Thy youthful prospects end in deep vexation ;
Doubt then within thy bosom found receptacle ;
A downright Whig, upon all subjects sceptical.-

24.
Enough-enough-we will change at once our theme.-

Reader, we give you fatherly monition ;-
The weather now is raw; and we don't deem

That being colded is a safe condition
For either man or horse.
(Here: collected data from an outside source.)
## Pair sibling super-node groups into shared 128-byte lines

Renumbers the super-node groups of each tree so that the two child groups reached from adjacent records sit side by side in one 128-byte line. Each tree is padded to start on a line boundary, and a lone group at the same level fills an odd slot where one is available. The aim is that the gathers in the super-node tree walk touch fewer distinct cache lines. The cost is extra pad records and a larger node array, and trees that would exceed the group limit keep the old layout; new info counters report pad records and fallback trees.

```diff
diff --git a/include/ohxgb.h b/include/ohxgb.h
--- a/include/ohxgb.h
+++ b/include/ohxgb.h
@@ -119,6 +119,7 @@
                            float radians_to_degrees, float* d_lat_deg, float* d_sza_noon, void* stream);
 
 int OHXBoosterGetInfo(BoosterHandle handle, bst_ulong info[8]);
+int OHXBoosterGetInfoEx(BoosterHandle handle, bst_ulong n, bst_ulong* info);
 int OHXBoosterGetNumGroups(BoosterHandle handle, bst_ulong* out);
 int OHXBoosterGetNumCategoricalSplits(BoosterHandle handle, bst_ulong* out);
 int OHXBoosterKernelSymbol(BoosterHandle handle, bst_ulong ncol, const char** out);
diff --git a/quickchem_amd/capi.py b/quickchem_amd/capi.py
--- a/quickchem_amd/capi.py
+++ b/quickchem_amd/capi.py
@@ -21,7 +21,7 @@
     "OHXBoosterPredictInteractions", "OHXBoosterPredictInteractionsDevice",
     "OHXBoosterPredictContribsFields", "OHXBoosterPredictContribsFieldsDevice",
     "OHXBoosterPredictFields", "OHXBoosterPredictFieldsDevice", "OHXBoosterRun1", "OHXBoosterRun1Device", "OHXOHPostProcess", "OHXOHPostProcessDevice",
-    "OHXJulianDay", "OHXSolarGeometry", "OHXSolarGeometryDevice", "OHXBoosterGetInfo", "OHXBoosterGetNumGroups", "OHXBoosterGetNumCategoricalSplits", "OHXBoosterKernelSymbol", "OHXBoosterKernelSymbolRows",
+    "OHXJulianDay", "OHXSolarGeometry", "OHXSolarGeometryDevice", "OHXBoosterGetInfo", "OHXBoosterGetInfoEx", "OHXBoosterGetNumGroups", "OHXBoosterGetNumCategoricalSplits", "OHXBoosterKernelSymbol", "OHXBoosterKernelSymbolRows",
     "OHXBoosterRingReruns", "OHXBoosterCopyEngineChoice", "OHXUnregisterHost", "OHXReleaseScratch",
     "OHXCommGetUniqueId", "OHXCommInitRank", "OHXCommFree", "OHXCommInfo", "OHXShardRows", "OHXAllGatherOH",
 ]
@@ -119,6 +119,8 @@
     lib.OHXSolarGeometry.argtypes = [i32, vp, vp, i32, i32, f32, f32, vp, vp]
     lib.OHXSolarGeometryDevice.argtypes = [i32, vp, vp, i32, i32, f32, f32, vp, vp, vp]
     lib.OHXBoosterGetInfo.argtypes = [vp, C.POINTER(u64)]
+    if hasattr(lib, "OHXBoosterGetInfoEx"):
+        lib.OHXBoosterGetInfoEx.argtypes = [vp, u64, C.POINTER(u64)]
     lib.OHXBoosterGetNumGroups.argtypes = [vp, C.POINTER(u64)]
     lib.OHXBoosterGetNumCategoricalSplits.argtypes = [vp, C.POINTER(u64)]
     lib.OHXBoosterKernelSymbol.argtypes = [vp, u64, C.POINTER(C.c_char_p)]
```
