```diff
diff --git a/dronechase_amd/csrc/te_env.hip b/dronechase_amd/csrc/te_env.hip
--- a/dronechase_amd/csrc/te_env.hip
+++ b/dronechase_amd/csrc/te_env.hip
@@ -742,7 +742,7 @@
   else if (spw == 2) k.engage = {TE_KERNEL(engage_slots_multi_kernel<2, false, false>), multi_block, multi_lds};
   else if (spw == 3) k.engage = {TE_KERNEL(engage_slots_multi_kernel<3, false, false>), multi_block, multi_lds};
   else if (regs_s2 && !eng_regs) k.engage = {TE_KERNEL(engage_slots_stage02_kernel<16>), 64u * D, slot_lds};
-  else if (slots) k.engage = {TE_KERNEL(engage_slots_kernel<16>), 64u * D, slot_lds};
+  else if (slots) k.engage = {TE_KERNEL(engage_slots_kernel<16>), 64u * (unsigned)slot_waves(D, P), slot_lds};
 #ifndef TE_DEBUG_STAMPS
   else if (contact && P <= 2 && D <= 11) k.engage = {TE_KERNEL(engage_kernel<2, 9, true>), 64, 0};
   else if (contact) k.engage = {TE_KERNEL(engage_kernel<6, 12, true>), 64, 0};
```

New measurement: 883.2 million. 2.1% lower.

We do esteem

(List to our words, we hate all repetition,)
For coughs and colds, that bathing of the feet,
And water-gruel, is prescription meet.

25.
If 'tis severer, lose a little blood;

(Vide the axiom of Hippocrates.)
'Tis curious, that the men before the Flood,

(Antediluvians,) little knew disease ;
If they were form’d of clay, we are surely mud,

For through death's pop-gun we are shot like pease ;
In spite of ready nostrums vended daily,
Men are shut up in death-or the Old Bailey.

26.
Readers ! in other words, Society !

Time passeth on, and never cometh back;
Know then, if clouds o’erhang the mental sky,

Or if the natural sky with clouds be black,
Your remedy doth at your elbow lie,

Open the page of Maga, be not slack,
And, in a jiffy, Care's low clouds will run,
Like morning mists before the rising sun.

27.
We are not too much given to partiality,

And yet we say, (yes ! all the world may hear us,)
We think our Magazine, in grave reality,

The best the world e'er witness’d, none come near us ;
Whether in wisdom, wit, conviviality,

Learning, or humour, Britain cannot peer us ;
So says America, and Hindostan
Reads none but North—he is their only man.

28.
Oh ! for a draught of genuine inspiration,

That I, in fitting strains, might chaunt thy praise,
Thou peerless Magazine, and bid the nation

A monumental pillar to thee raise,
(Something resembling Melville's in elevation,

Which now gigantic o'er the New Town sways ;) Where is the man refuse to build that stack would? (Subscriptions may be left with Mr Blackwood.)